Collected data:
template <class KT>
static int flatten_t(const pa_flat_index& f, int threads, FlatDevice& out, bool device_dict) {
    if (threads < 1) threads = 1;
    const uint32_t k = f.k, N = f.num_nodes;
    out = FlatDevice();
    out.k = k;
    out.num_nodes = N;
    out.num_classes = f.num_classes;
    const KT mask = KmerOps<KT>::mask(k);
    const uint32_t topshift = 2 * (k - 1);

    if (f.num_transcripts >= 0xFFFFFFFFu) return fail(PA_ERR_UNSUPPORTED, "too many transcripts");
    std::vector<U4> cwin(f.num_classes, U4{0, 0, 0, 0});
    uint64_t nwin = 0;
    for (uint32_t c = 0; c < f.num_classes; ++c) {
        const uint32_t* ids = f.ec_ids + f.ec_offset[c];
        const uint64_t len = f.ec_offset[c + 1] - f.ec_offset[c];
        if (len == 0) continue;
        U4 w{ids[0], 0, 0, 0};
        uint64_t j = 0;
        for (; j < len && ids[j] - w.x < CLASS_WINDOW; ++j) w.y |= 1u << (ids[j] - w.x);
        if (j < len) {
            w.z = ids[j];
            for (; j < len && ids[j] - w.z < CLASS_WINDOW; ++j) w.w |= 1u << (ids[j] - w.z);
        }
        if (j < len) continue;
        cwin[c] = w;
        ++nwin;
    }
    uint32_t id_span = f.num_transcripts;
    for (uint64_t j = 0; j < f.ec_offset[f.num_classes]; ++j) id_span = std::max(id_span, f.ec_ids[j] + 1u);
    out.bitmap_words = ((id_span + 31) / 32 + 2 + 3) & ~3u;
    out.bitmap_min = 16;
    for (;;) {
        uint64_t n = 0;
        for (uint32_t c = 0; c < f.num_classes; ++c)
            n += cwin[c].y == 0 && f.ec_offset[c + 1] - f.ec_offset[c] >= out.bitmap_min;
        out.num_bitmaps = n;
        if (n * out.bitmap_words * 4ull <= (4ull << 30)) break;
        if (out.bitmap_min >= (1u << 24)) { out.bitmap_min = 0; out.num_bitmaps = 0; break; }
        out.bitmap_min *= 2;
    }
    out.class_ref.resize(f.num_classes);
    out.class_len.resize(f.num_classes);
    for (uint32_t c = 0; c < f.num_classes; ++c) {
        const uint64_t len = f.ec_offset[c + 1] - f.ec_offset[c];
        if (len >= 0xFFFFFFFFull || out.ec.size() / 4 >= 0xFFFFFFFFull) return fail(PA_ERR_UNSUPPORTED, "class id lists too large");
        out.class_ref[c] = (uint32_t)(out.ec.size() / 4);
        out.class_len[c] = (uint32_t)len;
        out.max_class_len = std::max(out.max_class_len, (uint32_t)len);
        out.ec.push_back(c);
        out.ec.insert(out.ec.end(), f.ec_ids + f.ec_offset[c], f.ec_ids + f.ec_offset[c + 1]);
        while (out.ec.size() % 4 || out.ec.size() - 4ull * out.class_ref[c] < 8) out.ec.push_back(0xFFFFFFFFu);
        if (out.bitmap_min && cwin[c].y == 0 && len >= out.bitmap_min) {
            const size_t at = out.ec.size();
            if (at != class_bitmap(out.class_ref[c], (uint32_t)len)) return fail(PA_ERR_INTERNAL, "class record of %llu ids is not %u chunks", (unsigned long long)len, class_record_chunks((uint32_t)len));
            out.ec.resize(at + out.bitmap_words, 0u);
            for (uint64_t j = f.ec_offset[c]; j < f.ec_offset[c + 1]; ++j) {
                out.ec[at + (f.ec_ids[j] >> 5)] |= 1u << (f.ec_ids[j] & 31u);
            }
        }
    }
    out.ec.resize(out.ec.size() + 8, 0xFFFFFFFFu);
    out.wbuckets = (uint32_t)std::max<uint64_t>(1, (uint64_t)((double)nwin / (WT_ENTRIES * 0.5)) + 1);
    out.wtable.assign((size_t)out.wbuckets * 16, 0);
    for (uint64_t l = 0; l < out.wbuckets; ++l) out.wtable[l * 16 + 4] = out.wtable[l * 16 + 9] = out.wtable[l * 16 + 14] = NO_CLASS;
    for (uint32_t c = 0; c < f.num_classes; ++c) {
        const U4 w = cwin[c];
        if (w.y == 0) continue;
        uint64_t line = ((uint64_t)window_hash(w.x, w.y, w.z, w.w) * out.wbuckets) >> 32;
        for (bool done = false; !done;) {
            uint32_t* e = out.wtable.data() + line * 16;
            for (uint32_t t = 0; t < WT_ENTRIES && !done; ++t)
                if (e[5 * t + 4] == NO_CLASS) {
                    e[5 * t] = w.x; e[5 * t + 1] = w.y; e[5 * t + 2] = w.z; e[5 * t + 3] = w.w; e[5 * t + 4] = c;
                    done = true;
                }
            if (++line == out.wbuckets) line = 0;
        }
    }

    std::vector<uint64_t> seq_pad(f.node_seq, f.node_seq + (f.seq_bases + 31) / 32);
    seq_pad.resize(seq_pad.size() + 3, 0);
    const uint64_t* node_seq = seq_pad.data();
    uint64_t nk = 0;
    for (uint32_t i = 0; i < N; ++i) {
        if (f.node_len[i] < k) return fail(PA_ERR_FORMAT, "node %u shorter than k", i);
        if (f.node_len[i] >= (1u << 24)) return fail(PA_ERR_UNSUPPORTED, "node %u longer than 2^24 bases", i);
        if (f.node_colour[i] >= f.num_classes) return fail(PA_ERR_FORMAT, "node %u: colour out of range", i);
        nk += f.node_len[i] - k + 1;
    }
    out.num_kmers = nk;
    std::vector<uint32_t> redge(4ull * N, NO_HANDLE), ledge_n(4ull * N, NO_HANDLE);
    {
        KmerMap<KT> first_of(N), last_of(N);
        if (!f.node_redge || !f.node_ledge)
            for (uint32_t i = 0; i < N; ++i) {
                first_of.insert(KmerOps<KT>::get(node_seq, f.node_start[i], k), i);
                last_of.insert(KmerOps<KT>::get(node_seq, f.node_start[i] + f.node_len[i] - k, k), i);
            }
        std::atomic<uint32_t> dangling{NO_HANDLE};
        par_ranges(threads, N, [&](uint64_t a, uint64_t b, int) {
            for (uint64_t i = a; i < b; ++i) {
                const uint64_t s = f.node_start[i];
                const KT first = KmerOps<KT>::get(node_seq, s, k), last = KmerOps<KT>::get(node_seq, s + f.node_len[i] - k, k);
                for (uint32_t base = 0; base < 4; ++base) {
                    if (f.node_exts[i] & (1u << base)) {
                        const uint32_t t = f.node_redge ? f.node_redge[4 * i + base] : first_of.find((last >> 2) | ((KT)base << topshift));
                        if (t >= N) dangling.store((uint32_t)i);
                        else redge[4 * i + base] = t;
                    }
                    if (f.node_exts[i] & (1u << (4 + base))) {
                        const uint32_t t = f.node_ledge ? f.node_ledge[4 * i + base] : last_of.find(((first << 2) | (KT)base) & mask);
                        if (t >= N) dangling.store((uint32_t)i);
                        else ledge_n[4 * i + base] = t;
                    }
                }
            }
        });
        if (dangling.load() != NO_HANDLE)
// ... 108 lines not shown
                        const uint64_t c = 1 + shared_ids(f.node_colour[cur], f.node_colour[t]);
                        if (c > best) { best = c; bn = t; }
                    }
                }
                if (bn == NO_HANDLE) break;
                const uint64_t sb = (uint64_t)fin.back().e - (k - 1), full = sb + f.node_len[bn];
                if ((uint64_t)fin.back().e + 1 >= limit) break;
                const bool cut = full > limit;
                fin.back().branch = branch;
                if (!fits_after(fin, c0, SegI{bn, (uint32_t)sb, (uint32_t)(cut ? limit : full), cut})) { fin.back().branch = false; break; }
                if (cut) break;
                cur = bn;
            }
            for (const size_t c1 = c0 + (chain_first[c + 1] - chain_first[c]); fin.size() > c1 && !fin.back().link;) {
                const uint32_t re = f.node_exts[fin.back().node] & 15u;
                if (re == 0 || (re & (re - 1)) || out.node_s[redge[4 * fin.back().node + (uint32_t)__builtin_ctz(re)]] == 0) break;
                bool done = false;
                if (fin.back().e >= fin[fin.size() - 2].e + 2) {
                    SegI g = fin.back();
                    g.e -= 1;
                    g.link = true;
                    fin.pop_back();
                    done = fits_after(fin, c0, g);
                    if (!done) { g.e += 1; g.link = false; fin.push_back(g); }
                }
                if (!done) { fin.pop_back(); fin.back().branch = false; }
            }
        }
        fin_first.push_back((uint32_t)fin.size());
        segs.swap(fin);
        chain_first.swap(fin_first);
    }
    const size_t nsegs = segs.size();

    std::vector<uint32_t> chain_handle(nchains);
    out.seg_g.resize(nsegs);
    out.seg_nid.resize(nsegs);
    uint64_t cursor = 0;
    for (uint32_t c = 0; c < nchains; ++c) {
        if (cursor >= NO_HANDLE - 8) return fail(PA_ERR_UNSUPPORTED, "graph exceeds the 512 GiB chain address space");
        chain_handle[c] = (uint32_t)cursor;
        for (uint32_t t = chain_first[c]; t < chain_first[c + 1]; ++t) {
            out.seg_g[t] = ((uint64_t)cursor << CH_STRIDE_LOG2) + segs[t].s;
            out.seg_nid[t] = segs[t].node;
        }
        cursor += (segs[chain_first[c + 1] - 1].e + CH_STRIDE - 1) >> CH_STRIDE_LOG2;
    }
    for (uint32_t i = 0; i < N; ++i) out.handle[i] = chain_handle[out.handle[i]];
    const uint64_t nblocks = cursor;
    out.blobs.assign(nblocks * CH_BLOCK + 64, 0);

    std::atomic<uint32_t> bad_edge{NO_HANDLE}, bad_slots{NO_HANDLE};
    par_ranges(threads, nchains, [&](uint64_t ca, uint64_t cb, int) {
        std::vector<uint64_t> cs;
        for (uint64_t c = ca; c < cb; ++c) {
            const uint32_t t0 = chain_first[c], t1 = chain_first[c + 1], clen = segs[t1 - 1].e;
            cs.assign((clen + 31) / 32 + 9, 0);
            for (uint32_t t = t0; t < t1; ++t) {
                const SegI& g = segs[t];
                const uint64_t src = f.node_start[g.node];
                for (uint32_t o = t == t0 ? 0 : k - 1; g.s + o < g.e; ++o) set_base(cs.data(), g.s + o, get_base(node_seq, src + o));
            }
            const uint32_t nblk = (clen + CH_STRIDE - 1) >> CH_STRIDE_LOG2;
            uint32_t tlo = t0;
            for (uint32_t j = 0; j < nblk; ++j) {
                const uint32_t base = j << CH_STRIDE_LOG2;
                uint8_t* blk = out.blobs.data() + ((uint64_t)chain_handle[c] + j) * CH_BLOCK;
                uint32_t* sl = reinterpret_cast<uint32_t*>(blk);
                uint64_t* sq = reinterpret_cast<uint64_t*>(blk + CH_SEQ_BYTES);
                while (tlo < t1 && segs[tlo].e <= base) ++tlo;
                uint32_t slot = 0, recmask = 0;
                for (uint32_t t = tlo; t < t1 && segs[t].s < base + CH_WINDOW; ++t) {
                    const SegI& g = segs[t];
                    const U4 cw = cwin[f.node_colour[g.node]];
                    const bool wide = is_wide(g.node), last = t + 1 == t1, reach = g.e - base < CH_WINDOW,
                               edges = ((last && !g.link && has_redge(g.node)) || g.branch) && reach, link = last && g.link && reach;
                    if (slot + 1 + (wide ? 1 : 0) + (edges || link ? 1 : 0) > CH_SLOTS) { bad_slots.store(g.node); break; }
                    recmask |= 1u << slot;
                    uint32_t* r = sl + 4 * slot++;
                    r[0] = std::min<uint32_t>(g.e - base, SEG_E_FAR) | (wide ? SEG_WIDE : 0u) | (last ? SEG_LAST : 0u) | (edges ? SEG_EDGES : 0u) | (link ? SEG_LINK : 0u);
                    r[1] = f.node_colour[g.node]; r[2] = cw.x; r[3] = cw.y;
                    if (wide) {
                        uint32_t* x = sl + 4 * slot++;
                        x[0] = cw.z; x[1] = cw.w; x[2] = out.class_ref[f.node_colour[g.node]]; x[3] = out.class_len[f.node_colour[g.node]];
                    }
                    if (edges) {
                        uint32_t* x = sl + 4 * slot++;
                        for (uint32_t b = 0; b < 4; ++b) {
                            const uint32_t tn = redge[4 * g.node + b];
                            if (tn != NO_HANDLE && out.node_s[tn] != 0) bad_edge.store(g.node);
                            x[b] = tn == NO_HANDLE ? NO_HANDLE : out.handle[tn];
                        }
                    }
                    if (link) {
                        uint32_t* x = sl + 4 * slot++;
                        const uint32_t xt = out.node_s[g.node] + (g.e - g.s), adv = (xt - 1) >> CH_STRIDE_LOG2;
                        x[0] = out.handle[g.node] + adv;
                        x[1] = xt - (adv << CH_STRIDE_LOG2);
                        x[2] = x[3] = 0;
                    }
                }
                sl[0] |= (std::min(j, CH_BACK_MAX) << SEG_BACK_SHIFT) | (recmask << SEG_RECMASK_SHIFT);
                for (uint32_t w = 0; w < CH_WINDOW / 32; ++w) sq[w] = window32(cs.data(), base + 32ull * w);
            }
        }
    });
    if (bad_slots.load() != NO_HANDLE) return fail(PA_ERR_INTERNAL, "node %u: a chain block needs more than its four slots", bad_slots.load());
    par_ranges(threads, nblocks, [&](uint64_t ba, uint64_t bb, int) {
        for (uint64_t b = ba; b < bb; ++b) {
            uint32_t* sl = reinterpret_cast<uint32_t*>(out.blobs.data() + b * CH_BLOCK);
            const uint32_t recmask = sl[0] >> SEG_RECMASK_SHIFT;
            for (uint32_t t = 0; t < CH_SLOTS; ++t) {
                if (!((recmask >> t) & 1u) || !(sl[4 * t] & SEG_LINK)) continue;
                uint32_t* x = sl + 4 * (t + 1 + ((sl[4 * t] & SEG_WIDE) ? 1u : 0u));
                x[2] = of_cur(block_slot_of(out.blobs.data() + (uint64_t)x[0] * CH_BLOCK, x[1] - 1), true);
            }
        }
    });
    if (bad_edge.load() != NO_HANDLE) return fail(PA_ERR_FORMAT, "node %u: a right edge does not lead to the first k-mer of a chain", bad_edge.load());

    out.ledge.assign(8ull * nblocks + 8, NO_HANDLE);
    for (uint32_t c = 0; c < nchains; ++c) {
        const uint32_t a = segs[chain_first[c]].node;
        for (uint32_t b = 0; b < 4; ++b) {
            const uint32_t tn = ledge_n[4 * a + b];
            uint32_t* e = out.ledge.data() + 8ull * chain_handle[c] + 2 * b;
            e[1] = 0;
            if (tn == NO_HANDLE) continue;
            const uint32_t y = out.node_s[tn] + f.node_len[tn] - k;
            const uint32_t jy = y >> CH_STRIDE_LOG2, j = jy > CH_BACK_MAX ? jy - CH_BACK_MAX : 0;
            e[0] = out.handle[tn] + j;
            e[1] = y - (j << CH_STRIDE_LOG2) + 1;
        }
    }

    auto node_kmers = [&](uint32_t i, auto&& fn) {
        const uint64_t s = f.node_start[i];
        const uint32_t n = f.node_len[i] - k + 1;
        KT km = KmerOps<KT>::get(node_seq, s, k);
        for (uint32_t o = 0; o < n; ++o) {
            if (o) km = (km >> 2) | ((KT)get_base(node_seq, s + o + k - 1) << topshift);
            const uint32_t c = out.node_s[i] + o, blk = out.handle[i] + (c >> CH_STRIDE_LOG2);
            fn(km, blk, dict_entry_off(c, o == 0, block_slot_of(out.blobs.data() + (uint64_t)blk * CH_BLOCK, (c & (CH_STRIDE - 1)) + k - 1)));
        }
    };
    Dict<KT> dict{nullptr, 0};
    if (device_dict) {
        out.node_kcum.resize((size_t)N + 1);
        out.node_kcum[0] = 0;
        for (uint32_t i = 0; i < N; ++i) out.node_kcum[i + 1] = out.node_kcum[i] + (f.node_len[i] - k + 1);
    }
    double load0 = Dict<KT>::LOAD;
    if (const char* v = knob_str("PA_DICT_LOAD")) { const double x = atof(v); if (x > 0.01 && x <= 0.95) load0 = x; }
    for (double load = load0; !device_dict; load *= 0.75) {
        out.nbuckets = std::max<uint64_t>(1, (uint64_t)((double)nk / (Dict<KT>::SLOTS * load)) + 1);
        if (out.nbuckets >= 0xFFFFFFFFull) return fail(PA_ERR_UNSUPPORTED, "dictionary exceeds 2^32 buckets");
        out.table.assign(out.nbuckets * BUCKET_WORDS, 0xFFFFFFFFu);
        dict = Dict<KT>{out.table.data(), out.nbuckets};
        par_ranges(threads, N, [&](uint64_t a, uint64_t b, int) {
            for (uint64_t i = a; i < b; ++i) node_kmers((uint32_t)i, [&](KT km, uint32_t h, uint32_t o) { dict.insert_mt(km, h, o); });
        });
        par_ranges(threads, N, [&](uint64_t a, uint64_t b, int) {
            for (uint64_t i = a; i < b; ++i) node_kmers((uint32_t)i, [&](KT km, uint32_t h, uint32_t o) { dict.insert_rest_mt(km, h, o); });
        });
        std::atomic<uint32_t> bad{NO_HANDLE}, far{0};
        par_ranges(threads, N, [&](uint64_t a, uint64_t b, int) {
            for (uint64_t i = a; i < b; ++i)
                node_kmers((uint32_t)i, [&](KT km, uint32_t h, uint32_t o) {
                    uint32_t fh, fo, probes = 0;
                    if (!dict.find(km, fh, fo, &probes) || fh != h || fo != o) bad.store((uint32_t)i);
                    if (probes > DICT_MAX_PROBES) far.store(1);
                });
        });
        if (bad.load() != NO_HANDLE) return fail(PA_ERR_FORMAT, "a k-mer of node %u occurs twice in the graph", bad.load());
        if (!far.load()) break;
    }
    return PA_OK;
}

Problem requirements ▸
Please list every line of the records that contains "assign".

Exercise solution ▸
    out.wtable.assign((size_t)out.wbuckets * 16, 0);
    out.blobs.assign(nblocks * CH_BLOCK + 64, 0);
            cs.assign((clen + 31) / 32 + 9, 0);
    out.ledge.assign(8ull * nblocks + 8, NO_HANDLE);
        out.table.assign(out.nbuckets * BUCKET_WORDS, 0xFFFFFFFFu);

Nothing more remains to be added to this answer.